A.L. Ma guarda, semplicemente amavo le loro produzioni e li stimo molto come persone, dunque avevo parecchia voglia di misurarmi con loro. Ci siamo beccati in studio e il feeling è nato all’istante.

R. Vista la tua grandissima passione per il calcio, vado per un attimo fuori tema e ti chiedo: da chi vedi occupate (e in che ordine) le prime quattro posizioni in serie A a fine stagione? Chi invece si porterà a casa la Champions League?

A.L. Direi che potrebbe andare così: Juventus, Napoli, Roma, Milan. Invece la Champions secondo me la vince il Chelsea.

 

R. “Odio la gente che ti etichetta, mi sono aperto un’etichetta”: in Kappa racconti così di aver dato vita a Flus Music, la tua etichetta. Arrivano quindi grandi libertà artistiche e nuove possibilità, ma al contempo non poche responsabilità e impegni: perché la decisione di fondare una tua label? Quali sono i piani per l’immediato futuro di Flus Music?

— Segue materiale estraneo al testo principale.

diff --git a/meltingpot_amd/csrc/stock.h b/meltingpot_amd/csrc/stock.h
--- /dev/null
+++ b/meltingpot_amd/csrc/stock.h
@@ -0,0 +1,45 @@
+#ifndef MP_STOCK_H_
+#define MP_STOCK_H_
+
+#include "mp_common.h"
+#include "stock_clean_up.h"
+
+#define MP_STOCK_DEV_FIELDS(X)                                                                   \
+  X(H) X(W) X(L) X(P) X(nstates) X(nsprites) X(topology) X(max_frames) X(nact) X(nfields)       \
+  X(field_lo) X(field_hi) X(P_pack) X(avatar_layer) X(sprite_size) X(vl) X(vr) X(vf) X(vb)      \
+  X(grid_planes) X(grid_bytes) X(grid_pad) X(world_stride) X(n_spawn) X(n_init_groups)          \
+  X(n_optional) X(optional_spawn)
+
+#define MP_STOCK_CLEAN_UP_FIELDS(X)                                                              \
+  X(n_apple) X(n_dirt) X(n_water) X(thr_dirt_spawn) X(thr_episode_end)                          \
+  X(s_apple) X(s_apple_wait) X(s_dirt) X(s_dirt_wait)                                           \
+  X(s_water[0]) X(s_water[1]) X(s_water[2]) X(s_water[3]) X(s_water_packed)                     \
+  X(apple_layer) X(dirt_layer) X(dirt_wait_layer) X(water_layer)                                \
+  X(clean_layer) X(s_clean_hit) X(clean_hit) X(clean_cooldown) X(clean_length) X(clean_radius)  \
+  X(dirt_delay) X(ee_min_frames) X(ee_interval) X(anim_frames) X(n_dirt_init) X(eat_reward)     \
+  X(zap.cooldown) X(zap.length) X(zap.radius) X(zap.respawn_frames) X(zap.remove_hit)           \
+  X(zap.layer) X(zap.s_hit) X(zap.hit) X(zap.penalty) X(zap.reward)                             \
+  X(zap.shape.n) X(zap.shape.per) X(zap.shape.magic)                                            \
+  X(clean_shape.n) X(clean_shape.per) X(clean_shape.magic)
+
+struct StockCleanUp {
+  __host__ __device__ static inline void pin(DevTables& t, CleanUpTables& c) {
+#define MP_STOCK_PIN_T(f, v) t.f = v;
+#define MP_STOCK_PIN_C(f, v) c.f = v;
+    MP_STOCK_CLEAN_UP_T(MP_STOCK_PIN_T)
+    MP_STOCK_CLEAN_UP_C(MP_STOCK_PIN_C)
+#undef MP_STOCK_PIN_T
+#undef MP_STOCK_PIN_C
+  }
+  static inline bool matches(const DevTables& t, const CleanUpTables& c) {
+#define MP_STOCK_SAME_T(f, v) if (!(t.f == v)) return false;
+#define MP_STOCK_SAME_C(f, v) if (!(c.f == v)) return false;
+    MP_STOCK_CLEAN_UP_T(MP_STOCK_SAME_T)
+    MP_STOCK_CLEAN_UP_C(MP_STOCK_SAME_C)
+#undef MP_STOCK_SAME_T
+#undef MP_STOCK_SAME_C
+    return true;
+  }
+};
+
+#endif
diff --git a/meltingpot_amd/csrc/stock_clean_up.h b/meltingpot_amd/csrc/stock_clean_up.h
--- /dev/null
+++ b/meltingpot_amd/csrc/stock_clean_up.h
@@ -0,0 +1,77 @@
+#pragma once
+#define MP_STOCK_CLEAN_UP_PACK_HASH 0x647be3be5e193cb8ull
+#define MP_STOCK_CLEAN_UP_T(X) \
+  X(H, 21) \
+  X(W, 30) \
+  X(L, 9) \
+  X(P, 7) \
+  X(nstates, 50) \
+  X(nsprites, 33) \
+  X(topology, 0) \
+  X(max_frames, 5000) \
+  X(nact, 9) \
+  X(nfields, 4) \
+  X(field_lo, 65280u) \
+  X(field_hi, 16843012u) \
+  X(P_pack, 15) \
+  X(avatar_layer, 6) \
+  X(sprite_size, 8) \
+  X(vl, 5) \
+  X(vr, 5) \
+  X(vf, 9) \
+  X(vb, 1) \
+  X(grid_planes, 9) \
+  X(grid_bytes, 5670) \
+  X(grid_pad, 5680) \
+  X(world_stride, 6080) \
+  X(n_spawn, 19) \
+  X(n_init_groups, 1) \
+  X(n_optional, 0) \
+  X(optional_spawn, 0)
+#define MP_STOCK_CLEAN_UP_C(X) \
+  X(n_apple, 122) \
+  X(n_dirt, 147) \
+  X(n_water, 167) \
+  X(thr_dirt_spawn, 0x10000000000000ull) \
+  X(thr_episode_end, 0x6666666666667ull) \
+  X(s_apple, 45) \
+  X(s_apple_wait, 46) \
+  X(s_dirt, 38) \
+  X(s_dirt_wait, 37) \
+  X(s_water[0], 33) \
+  X(s_water[1], 34) \
+  X(s_water[2], 35) \
+  X(s_water[3], 36) \
+  X(s_water_packed, 606282273u) \
+  X(apple_layer, 4) \
+  X(dirt_layer, 4) \
+  X(dirt_wait_layer, 0) \
+  X(water_layer, 2) \
+  X(clean_layer, 8) \
+  X(s_clean_hit, 49) \
+  X(clean_hit, 1) \
+  X(clean_cooldown, 2) \
+  X(clean_length, 3) \
+  X(clean_radius, 1) \
+  X(dirt_delay, 50) \
+  X(ee_min_frames, 1000) \
+  X(ee_interval, 100) \
+  X(anim_frames, 2) \
+  X(n_dirt_init, 79) \
+  X(eat_reward, 0x1p+0) \
+  X(zap.cooldown, 10) \
+  X(zap.length, 3) \
+  X(zap.radius, 1) \
+  X(zap.respawn_frames, 50) \
+  X(zap.remove_hit, 1) \
+  X(zap.layer, 7) \
+  X(zap.s_hit, 48) \
+  X(zap.hit, 0) \
+  X(zap.penalty, 0x0p+0) \
+  X(zap.reward, 0x0p+0) \
+  X(zap.shape.n, 9) \
+  X(zap.shape.per, 7) \
+  X(zap.shape.magic, 7282u) \
+  X(clean_shape.n, 9) \
+  X(clean_shape.per, 7) \
+  X(clean_shape.magic, 7282u)
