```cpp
enum BwdShape : int { BWD_64X16 = 0, BWD_64X8, BWD_32X16, BWD_64X12, BWD_NSHAPES };
struct BwdRegion { int width, rows; };
constexpr BwdRegion BWD_REGIONS[BWD_NSHAPES] = {{64, 16}, {64, 8}, {32, 16}, {64, 12}};
constexpr int BWD_HALO = 1;
constexpr int bwd_interior_w(int shape) { return BWD_REGIONS[shape].width - 2 * BWD_HALO; }
constexpr int bwd_interior_h(int shape) { return BWD_REGIONS[shape].rows - 2 * BWD_HALO; }
constexpr int bwd_slot_bits(int shape) { return BWD_REGIONS[shape].width * BWD_REGIONS[shape].rows > 512 ? 10 : 9; }

constexpr BwdRegion BWD_SIZING_ONLY_INTERIORS[] = {{60, 12}, {28, 12}};
inline int64_t bwd_max_tiles(int H, int W) {
    auto ntiles = [&](int iw, int ih) { return (int64_t)((W + iw - 1) / iw) * ((H + ih - 1) / ih); };
    int64_t tiles = 0;
    for (int s = 0; s < BWD_NSHAPES; ++s) tiles = ntiles(bwd_interior_w(s), bwd_interior_h(s)) > tiles ? ntiles(bwd_interior_w(s), bwd_interior_h(s)) : tiles;
    for (const BwdRegion &r : BWD_SIZING_ONLY_INTERIORS) tiles = ntiles(r.width, r.rows) > tiles ? ntiles(r.width, r.rows) : tiles;
    return tiles;
}

struct BwdChoice {
    int family;
    BwdShape shape;
    bool reg, mask, adam, cull, f16;
    bool owner4;
};

constexpr int bwd_key(int family, int shape, bool reg, bool mask = false, bool adam = false) {
    return family | shape << 2 | (int)reg << 5 | (int)mask << 6 | (int)adam << 7;
}
inline int bwd_key(const BwdChoice &c) { return bwd_key(c.family, c.shape, c.reg, c.mask, c.adam); }

struct BwdFacts {
    int coord, border, order, ract, aact;
    bool f16;
    int plane_record;
    int T, H, W, Hs, Ws;
    BwdSetting set;
    bool reg, mask, adam, qk, gcu;
};

inline BwdChoice choose_bwd(const BwdFacts &f) {
    const BwdPolicy p = f.set.policy;
    const bool sig = f.ract == VL3D_ACT_SIGMOID && f.aact == VL3D_ACT_SIGMOID;
    const bool shipped = f.coord == VL3D_COORD_AFFINE && f.border == VL3D_BORDER_HARDCUT && f.order == VL3D_ACT_POST && sig && !f.f16;
    const bool shipped9 = shipped && f.plane_record == 9;
    BwdChoice c{VL3D_BWD_TILE, BWD_64X16, false, false, false, false, false, false};
    c.owner4 = f.T == 1 && !f.adam && f.set.owner4;
    if (p == BWD_NONE) { c.family = VL3D_BWD_ATOMICS; c.owner4 = false; return c; }
    if (f.mask && shipped) { c.shape = p == BWD_FLAT8 ? BWD_64X8 : BWD_64X16; c.reg = f.reg; c.mask = true; return c; }
    if (f.adam && shipped9) {
        c.adam = true;
        if (f.qk) { c.shape = p == BWD_TILE16 ? BWD_64X16 : BWD_32X16; c.reg = c.cull = true; return c; }
        c.family = VL3D_BWD_PAIR; c.shape = BWD_32X16; c.reg = f.reg;
        return c;
    }
    if (sig && f.T >= 2 && !f.qk) {
        const bool fits = (int64_t)f.Hs * 100 <= (int64_t)f.H * 107 || (int64_t)f.Ws * 100 <= (int64_t)f.W * 107;
        if ((p == BWD_AUTO || p == BWD_PAIRS32 || p == BWD_PAIRS64X12) && !f.reg && fits) {
            c.family = p == BWD_PAIRS32 ? VL3D_BWD_PAIR : VL3D_BWD_PAIR12;
            c.shape = p == BWD_PAIRS32 ? BWD_32X16 : BWD_64X12;
            c.f16 = f.f16;
            return c;
        }
        if (f.coord != VL3D_COORD_UTILS_MPI && p == BWD_AUTO && f.reg) {
            c.family = VL3D_BWD_PAIR; c.shape = BWD_32X16; c.reg = true; c.f16 = f.f16;
            return c;
        }
    }
    if (shipped9 && (p == BWD_NARROW32 || (p == BWD_AUTO && f.qk && f.gcu))) {
        c.shape = BWD_32X16; c.reg = f.reg || (p == BWD_NARROW32 && f.qk && f.gcu); c.cull = f.qk;
        return c;
    }
    if (shipped9 && !f.reg && !f.qk && (p == BWD_FLAT8 || (p == BWD_AUTO && f.T == 1))) { c.shape = BWD_64X8; return c; }
    c.reg = f.reg || (f.qk && f.gcu); c.cull = f.qk; c.f16 = f.f16;
    return c;
}

}
```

A.L. Ho voluto aprire una mia label per continuare a spingere il mio progetto artistico: continuare a spingere Aziz Noir e Ghile… Ma soprattutto c’è il desiderio di voler essere liberi e continuare a concepire la musica come vogliamo, senza paletti.

R. Con Striker si aprirà una nuova parentesi dal punto di vista dei live e tornerai a suonare lungo lo stivale. Tornerai a lavorare anche in studio però, o per il momento ti concentrerai solo sulle date? Quali sono le prime in calendario?

A.L. Qualche data ci sarà ma senza esagerare, forse solo una al mese o due. La prima è a Vicenza il 14 ottobre. Per il resto sto già lavorando al futuro: quando si chiude un progetto ci si prende un attimo di tempo ma già si pensa alla prossima mossa.